Saturday, August 22, 2009

Healthcare Reform Comment

Here is my brief response to Frank Rich's latest column.

I would like national healthcare. It would be great not to worry about whether we can afford medical care for our children or have to consider the loss of benefits before switching employment. The problem is that enacting such a plan continues to move us away from the model of a restricted role for federal government where only those powers enumerated in the constitution are available to it and the rest are reserved to the people as individuals or to the many states.

You may choose to demonize our fellow citizens and lump the majority of conservatives in with the gun toting crazies but that dismissive attitude fails to illuminate their legitimate reluctance to grant ever more authority to politicians in DC.

How is it that states, not the federal government, are able to provide education to all their students yet you think it appropriate that they not do the same for health care?
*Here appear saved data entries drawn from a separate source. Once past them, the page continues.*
@@ -906,8 +931,6 @@
           (unsigned long long)maxabs_dev, (unsigned long long)monotone_dev,
           (unsigned long long)fmask_dev,
           (unsigned long long)ctx->readback_host,
-          (unsigned long long)ctx->wtc_host,
-          (unsigned long long)ctx->wtc_dev,
           (unsigned long long)n_rows, (unsigned long long)n_features,
           (unsigned long long)n_bins, (unsigned long long)use_shared,
           (unsigned long long)n_groups,
@@ -916,14 +939,17 @@
           (unsigned long long)max_nodes_level,
           (unsigned long long)wt_max_ptasks,
           (unsigned long long)hist_tasks_cap,
-          (unsigned long long)rtasks.size(),
+          (unsigned long long)n_root_tasks,
+          (unsigned long long)root_rpt,
+          (unsigned long long)part_min_rows,
+          (unsigned long long)n_ptasks,
+          (unsigned long long)wt_max_htasks,
           (unsigned long long)has_mono,
           db(reg_lambda), db(reg_alpha), db(max_delta_step),
           db(min_child_weight), db(gamma)};
       HIP_CHECK(hipEventRecord(ctx->gevent, stream));
       HIP_CHECK(hipEventSynchronize(ctx->gevent));
       if (ctx->wt_graph != nullptr && key == ctx->wt_key) {
-        if (int e = stage_h2d(ctx->gstream)) return e;
         if (hipGraphLaunch(ctx->wt_graph, ctx->gstream) == hipSuccess) {
           enqueued = true;
           if (WtGraphDebug()) fprintf(stderr, "[wtgraph] replay\n");
@@ -937,7 +963,6 @@
       if (!enqueued && key != ctx->wt_seen_key) {
         ctx->wt_seen_key = key;
       } else if (!enqueued) {
-        if (int e = stage_h2d(ctx->gstream)) return e;
         if (hipStreamBeginCapture(ctx->gstream,
                                   hipStreamCaptureModeRelaxed) !=
             hipSuccess) {
@@ -992,7 +1017,6 @@
     }
     if (!enqueued) {
       if (WtGraphDebug()) fprintf(stderr, "[wtgraph] direct enqueue\n");
-      if (int e = stage_h2d(stream)) return e;
       if (int e = enqueue_chain(stream)) return e;
       if (int e = readback(stream)) return e;
     } else {
@@ -1001,12 +1025,12 @@
     }
     HIP_CHECK(hipStreamSynchronize(stream));
     if ((max_depth - 1) & 1) std::swap(cur_ridx, alt_ridx);
-    const int64_t* h_best = (const int64_t*)(rb + r_best);
-    const int32_t* h_seg = (const int32_t*)(rb + r_seg);
-    const int32_t* h_kp = (const int32_t*)(rb + r_kp);
-    const int64_t* h_rs = (const int64_t*)(rb + r_rs);
-    const float* h_ma = (const float*)(rb + r_ma);
-    const uint8_t* h_mode = (const uint8_t*)(rb + r_mode);
+    const int64_t* h_best = (const int64_t*)(rb + o_best);
+    const int32_t* h_seg = (const int32_t*)(rb + o_seg);
+    const int32_t* h_kp = (const int32_t*)(rb + o_kp);
+    const int64_t* h_rs = (const int64_t*)(rb + o_rs);
+    const float* h_ma = (const float*)(rb + o_rs + 16);
+    const uint8_t* h_mode = (const uint8_t*)(rb + o_mode);
     g_scale = h_ma[0] > 0.f ? 1073741824.0 / (double)h_ma[0] : 1.0;
     h_scale = h_ma[1] > 0.f ? 1073741824.0 / (double)h_ma[1] : 1.0;
     inv_g = 1.0 / g_scale;
diff --git a/xgboost_amd/ops/cpp/partition.hip b/xgboost_amd/ops/cpp/partition.hip
--- a/xgboost_amd/ops/cpp/partition.hip
+++ b/xgboost_amd/ops/cpp/partition.hip
@@ -3,6 +3,13 @@
 #ifndef GBT_PART_BLOCK
 #define GBT_PART_BLOCK 256
 #endif
+
+namespace {
+constexpr int kPartWaves = GBT_PART_BLOCK / 64;
+constexpr int kPartTilesSmall = 4;
+constexpr int kPartTilesLarge = 16;
+constexpr int kPartCacheRows = kPartTilesLarge * 64 * kPartWaves;
+}
 
 __device__ __forceinline__ bool DecideLeft(int local_bin, int fbins,
                                            int split_bin_local,
@@ -19,6 +26,132 @@
     return !in_set;
   }
   return local_bin <= split_bin_local;
+}
+
+template <typename BinT>
+struct PartSplit {
+  const BinT* gidx;
+  const BinT* col;
+  int n_features, feature, fbins, sbin, cat_words;
+  bool dleft;
+  const uint32_t* cats;
+
+  __device__ __forceinline__ bool Left(int row) const {
+    const int local = col ? (int)col[row]
+                          : (int)gidx[(size_t)row * n_features + feature];
+    return DecideLeft(local, fbins, sbin, dleft, cats, cat_words);
+  }
+};
+
+__device__ __forceinline__ int LanesBelow(unsigned long long m) {
+  return (int)__builtin_amdgcn_mbcnt_hi(
+      (unsigned)(m >> 32), __builtin_amdgcn_mbcnt_lo((unsigned)m, 0u));
+}
+
+__device__ __forceinline__ void ReserveWindows(int wave_left, int wave_right,
+                                               int32_t* counters, int slot,
+                                               int* dl, int* dr) {
+  __shared__ int s_left[kPartWaves], s_right[kPartWaves];
+  __shared__ int s_base_l, s_base_r;
+  const int lane = threadIdx.x & 63;
+  const int wave = threadIdx.x >> 6;
+  if (lane == 0) {
+    s_left[wave] = wave_left;
+    s_right[wave] = wave_right;
+  }
+  __syncthreads();
+  if (threadIdx.x == 0) {
+    int tot_l = 0, tot_r = 0;
+    for (int w = 0; w < kPartWaves; ++w) {
+      tot_l += s_left[w];
+      tot_r += s_right[w];
+    }
+    s_base_l = tot_l ? atomicAdd(&counters[2 * slot], tot_l) : 0;
+    s_base_r = tot_r ? atomicSub(&counters[2 * slot + 1], tot_r) - tot_r : 0;
+  }
+  __syncthreads();
+  int l = s_base_l, r = s_base_r;
+  for (int w = 0; w < wave; ++w) {
+    l += s_left[w];
+    r += s_right[w];
+  }
+  *dl = l;
+  *dr = r;
+}
+
+template <typename BinT, int TILES>
+__device__ __forceinline__ void PartitionCached(
+    const PartSplit<BinT>& sp, const int32_t* __restrict__ ridx_in,
+    int32_t* __restrict__ ridx_out, int begin, int end, int slot,
+    int32_t* counters) {
+  const int lane = threadIdx.x & 63;
+  const int wave = threadIdx.x >> 6;
+  int rows[TILES];
+  unsigned long long lmask[TILES];
+  int wave_left = 0, wave_rows = 0;
+#pragma unroll
+  for (int j = 0; j < TILES; ++j) {
+    const int i = begin + (j * kPartWaves + wave) * 64 + lane;
+    const bool valid = i < end;
+    rows[j] = ridx_in[min(i, end - 1)];
+    lmask[j] = __ballot(sp.Left(rows[j]) && valid);
+    wave_left += __popcll(lmask[j]);
+    wave_rows += __popcll(__ballot(valid));
+  }
+  int dl, dr;
+  ReserveWindows(wave_left, wave_rows - wave_left, counters, slot, &dl, &dr);
+#pragma unroll
+  for (int j = 0; j < TILES; ++j) {
+    const int i = begin + (j * kPartWaves + wave) * 64 + lane;
+    const bool valid = i < end;
+    const unsigned long long lm = lmask[j];
+    const unsigned long long rm = __ballot(valid) & ~lm;
+    if (valid) {
+      if ((lm >> lane) & 1ull) {
+        ridx_out[dl + LanesBelow(lm)] = rows[j];
+      } else {
+        ridx_out[dr + LanesBelow(rm)] = rows[j];
+      }
+    }
+    dl += __popcll(lm);
+    dr += __popcll(rm);
+  }
+}
+
+template <typename BinT>
+__device__ __forceinline__ void PartitionRegather(
+    const PartSplit<BinT>& sp, const int32_t* __restrict__ ridx_in,
+    int32_t* __restrict__ ridx_out, int begin, int end, int slot,
+    int32_t* counters) {
+  const int lane = threadIdx.x & 63;
+  const int wave = threadIdx.x >> 6;
+  int wave_left = 0, wave_rows = 0;
+  for (int t0 = begin + wave * 64; t0 < end; t0 += kPartWaves * 64) {
+    const int i = t0 + lane;
+    const bool valid = i < end;
+    const int row = ridx_in[min(i, end - 1)];
+    wave_left += __popcll(__ballot(sp.Left(row) && valid));
+    wave_rows += __popcll(__ballot(valid));
+  }
+  int dl, dr;
+  ReserveWindows(wave_left, wave_rows - wave_left, counters, slot, &dl, &dr);
+  for (int t0 = begin + wave * 64; t0 < end; t0 += kPartWaves * 64) {
+    const int i = t0 + lane;
+    const bool valid = i < end;
+    const int row = ridx_in[min(i, end - 1)];
+    const bool left = sp.Left(row) && valid;
+    const unsigned long long lm = __ballot(left);
+    const unsigned long long rm = __ballot(valid) & ~lm;
+    if (valid) {
+      if (left) {
+        ridx_out[dl + LanesBelow(lm)] = row;
+      } else {
+        ridx_out[dr + LanesBelow(rm)] = row;
+      }
+    }
+    dl += __popcll(lm);
+    dr += __popcll(rm);
+  }
 }
 
 template <typename BinT>
@@ -37,103 +170,34 @@
   const BlockTask task = tasks[blockIdx.x];
   if (task.row_begin >= task.row_end) return;
   const int slot = task.out_slot;
-  const int feature = split_feature[slot];
-  const int sbin = split_bin_local[slot];
-  const bool dleft = default_left[slot] != 0;
-  const int fbins = n_bins_feat[feature];
-  const uint32_t* cats = nullptr;
-  int cat_words = 0;
+  PartSplit<BinT> sp;
+  sp.gidx = gidx;
+  sp.n_features = n_features;
+  sp.feature = split_feature[slot];
+  sp.sbin = split_bin_local[slot];
+  sp.dleft = default_left[slot] != 0;
+  sp.fbins = n_bins_feat[sp.feature];
+  sp.cats = nullptr;
+  sp.cat_words = 0;
   if (cat_bits_offset != nullptr) {
     const int c0 = cat_bits_offset[slot];
-    cat_words = cat_bits_offset[slot + 1] - c0;
-    if (cat_words > 0) cats = cat_bits + c0;
-  }
+    sp.cat_words = cat_bits_offset[slot + 1] - c0;
+    if (sp.cat_words > 0) sp.cats = cat_bits + c0;
+  }
+  sp.col = gidx_col ? gidx_col + (size_t)sp.feature * col_ld : nullptr;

Maybe you don't see a difference between the roles of state and national governments except that the national government can be used as a means to achieve your goals in one swoop.

The rights we maintain, the gift of Liberty, is the result of a conscious choice on the part of our society and is only maintained by restraining the power of the government. As much as you don't want to give Republicans authority to say who can and cannot marry, so too we must not be seduced into using the awesome power of the federal government to coerce behavior that is not within it's constrained and enumerated authority.

What Massachusetts has begun let others follow. Let our states compete for workers by enacting health reform that improves their competitiveness. Let's keep the Federal Government out of anything for which it is not absolutely necessary. Failing that, let's have a real national debate and amend the Constitution if needed to facilitate the form of government we find preferable.